# Echogenic Intracardiac Focus



## Nitengale

Anybody been told their LO has this? I was just told today that they found a spot in the heart and it "can" be a soft marker for Down-syndrome. If anybody knows anything about EIF's or is going through this I could use some support.


----------



## Marie131

We had this, along w/ an echogenic bowel and a growth restricted baby. We declined amnio so we haven't ruled out DS completely but our specialists don't think it is particularily likely. We had a fetal echo done which showed a perfect heart. We are having a repeat fetal echo done next week just to double check. Since our first appointment (and we have had many due to the growth issue), our doctors haven't brought it up again. I think it occurs fairly often in normal pregnancies.


----------



## Nitengale

Thank you so much for the reply. The more I hear other stories the more hope I have. My Dr. things that we don't need any extra testing done, i guess that should make some of my worry go away.


----------



## korndogger123

They saw a focus in her stomach. I went to a specialist, and they ruled out any down syndrome because there weren't any other markers anywhere else in her body. 
In my case they said the baby may have drank some blood (I may have had a bleed earlier in pregnancy and not known they said.), she drank way to much amnio fluid, or she has gallstones.
I have to go back to see if the spots have disappeared, and if they haven't the are indeed gallstones and baby will get an ultrasound when she is born.


----------



## Nitengale

Korn: I will keep your LO in my prayers, I hope that the focus disappears.


----------



## anita665

Hi, I've just seen this thread.

My son who is now 4 had an Echogenic Intracardiac Focus picked up on the 20 week scan. It was so scary and I spent the rest of the pregnancy stressing out about it.

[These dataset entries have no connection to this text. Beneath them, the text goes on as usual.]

#ifndef CI_OCC
#define CI_OCC 2
#endif
template <bool SHARE>
__global__ __launch_bounds__(64 * SEG_WAVES) __attribute__((amdgpu_waves_per_eu(CI_OCC))) void k_collide_items(EnvView env, RobotView rob, const double* __restrict__ pos6,
                                                                  int n_pose, const int32_t* __restrict__ live_flags,
                                                                  uint8_t* __restrict__ pose_hit,
                                                                  const double* __restrict__ a6, const double* __restrict__ b6,
                                                                  const int32_t* __restrict__ seg_ns, int stride,
                                                                  int32_t* __restrict__ ctrl,
                                                                  const SurvivorItem* __restrict__ list, int items_cap,
                                                                  const int32_t* __restrict__ sub,
                                                                  int32_t* __restrict__ first_hit,
                                                                  int32_t* __restrict__ overflow_flag, GridView tg,
                                                                  const float* __restrict__ tx, const float* __restrict__ ty,
                                                                  const float* __restrict__ tz, int n_temps,
                                                                  const int32_t* __restrict__ dev_n, TaskSource D) {
#ifdef SFFK_CI_TRACE
  const unsigned long long ci_entry = wall_clock64();
#endif
  if (dev_n) {
    if (dev_n[1]) return;
    n_pose = dev_n[0];
    if (n_temps) n_temps = dev_n[0];
  }
  extern __shared__ double lds_d[];
  double* rtri = lds_d;
  const int wave = threadIdx.x >> 6, lane = threadIdx.x & 63;
  int sub_n = sub[lane * SFFK_SUB_STRIDE], sub_nl = sub[lane * SFFK_SUB_STRIDE + 2];
  const int ctrl3 = ctrl[3];
  constexpr int CI_PRE = 6;
  const int n9 = rob.n_tri * 9;
  double rv[CI_PRE];
#pragma unroll
  for (int k = 0; k < CI_PRE; ++k) {
    const int idx = (int)threadIdx.x + k * 256;
    rv[k] = idx < n9 ? rob.tri[idx] : 0.0;
  }
  const int gt0 = blockIdx.x * blockDim.x + threadIdx.x;
  float cx0 = __int_as_float(0x7fc00000), cy0 = 0.0f, cz0 = 0.0f;
  if (tg.cnt && gt0 < n_temps) { cx0 = tx[gt0]; cy0 = ty[gt0]; cz0 = tz[gt0]; }
#pragma unroll
  for (int k = 0; k < CI_PRE; ++k) {
    const int idx = (int)threadIdx.x + k * 256;
    if (idx < n9) rtri[idx] = rv[k];
  }
  for (int i = (int)threadIdx.x + CI_PRE * 256; i < n9; i += blockDim.x) rtri[i] = rob.tri[i];
  if (tg.cnt) {
    if (cx0 == cx0) {
      const size_t cell = grid_cell_of(tg, cx0, cy0, cz0);
      tg.cnt[cell] = 0;
      if (tg.occ) tg.occ[cell >> 5] = 0u;
    }
    for (int t = gt0 + gridDim.x * blockDim.x; t < n_temps; t += gridDim.x * blockDim.x) {
      const float x = tx[t];
      if (x == x) {
        const size_t cell = grid_cell_of(tg, x, ty[t], tz[t]);
        tg.cnt[cell] = 0;
        if (tg.occ) tg.occ[cell >> 5] = 0u;
      }
    }
    if (blockIdx.x == 0 && threadIdx.x == 0) tg.ovf_cnt[0] = 0;
  }
  double* stage = rtri + (size_t)rob.n_tri * 9 + (size_t)wave * STAGE_DOUBLES;
  int32_t* ibase = reinterpret_cast<int32_t*>(rtri + (size_t)rob.n_tri * 9 + (size_t)SEG_WAVES * STAGE_DOUBLES);
  const int sub_cap = items_cap / SFFK_SUBLISTS, sub_half = sub_cap / 2;
  sub_n = sub_n < sub_half ? sub_n : sub_half;
  sub_nl = sub_nl < sub_cap - sub_half ? sub_nl : sub_cap - sub_half;
  int sub_incl = sub_n, sub_incl_l = sub_nl;
  for (int off = 1; off < 64; off <<= 1) {
    const int o = __shfl_up(sub_incl, off), ol = __shfl_up(sub_incl_l, off);
    if (lane >= off) { sub_incl += o; sub_incl_l += ol; }
  }
  const int MH = __shfl(sub_incl, 63);
  const int M = MH + __shfl(sub_incl_l, 63);
  const bool ran_over = ctrl3 != 0;
  if (blockIdx.x == 0 && threadIdx.x == 0) ctrl[2] = M;
  if ((M <= 0 && !ran_over) || env.n_tri == 0) return;
  __shared__ ShareArea s_share;
  share_init(s_share);
  __syncthreads();
  double* rbox = reinterpret_cast<double*>(ibase + SEG_WAVES * (STACK_CAP + TG_HASH + CAND_CAP + QUEUE_CAP));
  fill_robot_boxes(rtri, rbox, rob.n_tri, threadIdx.x, blockDim.x);
  __syncthreads();
  int32_t* stack = ibase + wave * (STACK_CAP + TG_HASH);
  int32_t* cand = ibase + SEG_WAVES * (STACK_CAP + TG_HASH) + wave * CAND_CAP;
  int32_t* queue = ibase + SEG_WAVES * (STACK_CAP + TG_HASH + CAND_CAP) + wave * QUEUE_CAP;
  DBG_DECL
  const int W = gridDim.x * SEG_WAVES;
#ifdef SFFK_CI_TRACE
  const unsigned long long ci_t0 = ci_entry, ci_pre = wall_clock64();
  const unsigned int ci_seen = __hip_atomic_load(&g_ci_launch, __ATOMIC_RELAXED, __HIP_MEMORY_SCOPE_AGENT);
  const bool ci_on = ci_seen == SFFK_CI_TRACE;
  int ci_items = 0;
  unsigned long long ci_first[4] = {0, 0, 0, 0};
#endif
  const int n_slots = n_pose * stride;
  const int E = ran_over ? n_pose + n_slots : M;
  int32_t* const ticket = const_cast<int32_t*>(sub) + (size_t)((blockIdx.x + gridDim.x * wave) & (SFFK_SUBLISTS - 1)) * SFFK_SUB_STRIDE + 1;
  auto next_item = [&](int e) -> int {
    if (ran_over) return e + W;
    int t = 0;
    if (lane == 0) t = atomicAdd(ticket, 1);
    t = __builtin_amdgcn_readfirstlane(t);
    return W + ((blockIdx.x + gridDim.x * wave) & (SFFK_SUBLISTS - 1)) + SFFK_SUBLISTS * t;
  };
  for (int e = blockIdx.x + gridDim.x * wave; e < E; e = next_item(e)) {
    int slot, c_lo, c_hi;
    unsigned long long mask = 0ULL;
    if (!ran_over) {
      size_t at;
      if (e < MH) {
        const int sl = __popcll(__ballot(sub_incl <= e));
        at = (size_t)sl * sub_cap + (e - (__shfl(sub_incl, sl) - __shfl(sub_n, sl)));
      } else {
        const int e2 = e - MH;
        const int sl = __popcll(__ballot(sub_incl_l <= e2));
        at = (size_t)sl * sub_cap + sub_half + (e2 - (__shfl(sub_incl_l, sl) - __shfl(sub_nl, sl)));
      }
      const SurvivorItem it = list[at];
      slot = it.slot; c_lo = it.chunk; c_hi = it.chunk + 1; mask = it.mask;
    } else if (e < n_pose) {
      if ((live_flags[e] & 3) != 1) continue;
      slot = -1 - e; c_lo = c_hi = 0;
    } else {
      slot = e - n_pose;
      if (D.on) {
        const int si = slot / stride;
        if ((live_flags[si] & 3) != 1 || slot - si * stride > D.rec_nnb[si]) continue;
      }
      const int ns = seg_ns[slot];
      if (ns <= 0) continue;
      c_lo = 0; c_hi = (ns + 63) >> 6;
    }
    if (slot < 0) {
      const int pose = -1 - slot;
      double p[6], R[9], c[3];
#ifdef SFFK_CI_TRACE
      const unsigned long long ci_p0 = wall_clock64();
#endif
      pose_frame(rob, pos6, pose, p, R, c);
      const bool hit = pose_exact(env, rob, rtri, stack, cand, stage, p, R, c, lane, (SHARE && !ran_over) ? &s_share : nullptr);
      if (lane == 0) pose_hit[pose] = hit ? 1 : 0;
#ifdef SFFK_CI_TRACE
      ci_first[3] += ((wall_clock64() - ci_p0) << 8) | 1ULL;
#endif
      continue;
    }
    double a[6], b[6];
    if (D.on && ran_over) {
      const int si = slot / stride, t = slot - si * stride;
      const double* pe = D.center ? D.center + 6 * (size_t)si : D.pos + 6 * (size_t)D.parent[si];
      const double* pq = pos6 + 6 * (size_t)si;
      if (t == 0) { for (int k = 0; k < 6; ++k) { a[k] = pe[k]; b[k] = pq[k]; } }
      else {
        const int id = D.rec_nb[(size_t)si * D.nbcap + t - 1];
        const bool same = (D.rec_meta[(size_t)si * D.nbcap + t - 1] & 1) != 0;
        const double* pn = D.pos + 6 * (size_t)id;
        if (same) { for (int k = 0; k < 6; ++k) { a[k] = pn[k]; b[k] = pq[k]; } }
        else if (id == D.goal_id) { for (int k = 0; k < 6; ++k) { a[k] = pq[k]; b[k] = pn[k]; } }
        else { for (int k = 0; k < 6; ++k) { a[k] = pe[k]; b[k] = pn[k]; } }
      }
    } else {
      for (int k = 0; k < 6; ++k) { a[k] = a6[6 * (size_t)slot + k]; b[k] = b6[6 * (size_t)slot + k]; }
    }
    for (int chunk = c_lo; chunk < c_hi; ++chunk) {
      if (chunk > 0 && first_hit[slot] <= 64 * chunk) break;
#ifdef SFFK_CI_TRACE
      const unsigned long long ci_a = wall_clock64();
#endif
      segment_chunk(env, rob, rtri, rbox, stack, cand, queue, stage, a, b, slot, chunk, !ran_over, mask, first_hit, overflow_flag, lane DBG_PASS,
                            (SHARE && !ran_over) ? &s_share : nullptr);
#ifdef SFFK_CI_TRACE
      if (ci_items == 0) { ci_first[0] = ci_a; ci_first[1] = wall_clock64(); ci_first[2] = (unsigned long long)__popcll(mask); }
      ++ci_items;
#endif
    }
  }
  if (SHARE) share_help(env, rob, rtri, rbox, queue, stage, ibase + SEG_WAVES * (STACK_CAP + TG_HASH), s_share, lane DBG_PASS);
#ifdef SFFK_CI_TRACE
  if (ci_on && lane == 0) {
    const int gw = (blockIdx.x * blockDim.x + threadIdx.x) >> 6;
    unsigned long long* o = g_ci_trace + 8 * (size_t)gw;
    o[0] = ci_t0; o[1] = ci_first[0]; o[2] = ci_items ? g_ci_tmp[2 * gw] : 0ULL; o[3] = ci_first[1];
    o[4] = ci_items ? g_ci_tmp[2 * gw + 1] : 0ULL; o[5] = ci_first[2] | (ci_pre << 8); o[6] = (unsigned long long)ci_items | (ci_first[3] << 8); o[7] = wall_clock64();
  }
  if (blockIdx.x == 0 && threadIdx.x == 0) atomicAdd(&g_ci_launch, 1u);
#endif
  DBG_FLUSH();
}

Other things came up too like being small for dates.

He was just fine but I did have to mentally prepare myself for the possibility of him having Downs syndrome. When he was born I was checking him over for signs. It was so hard but looking back I don't know what I was so worried about. Not because the marker means nothing. Nobody is sure about that even now but more because Downs isn't the huge deal I thought it was.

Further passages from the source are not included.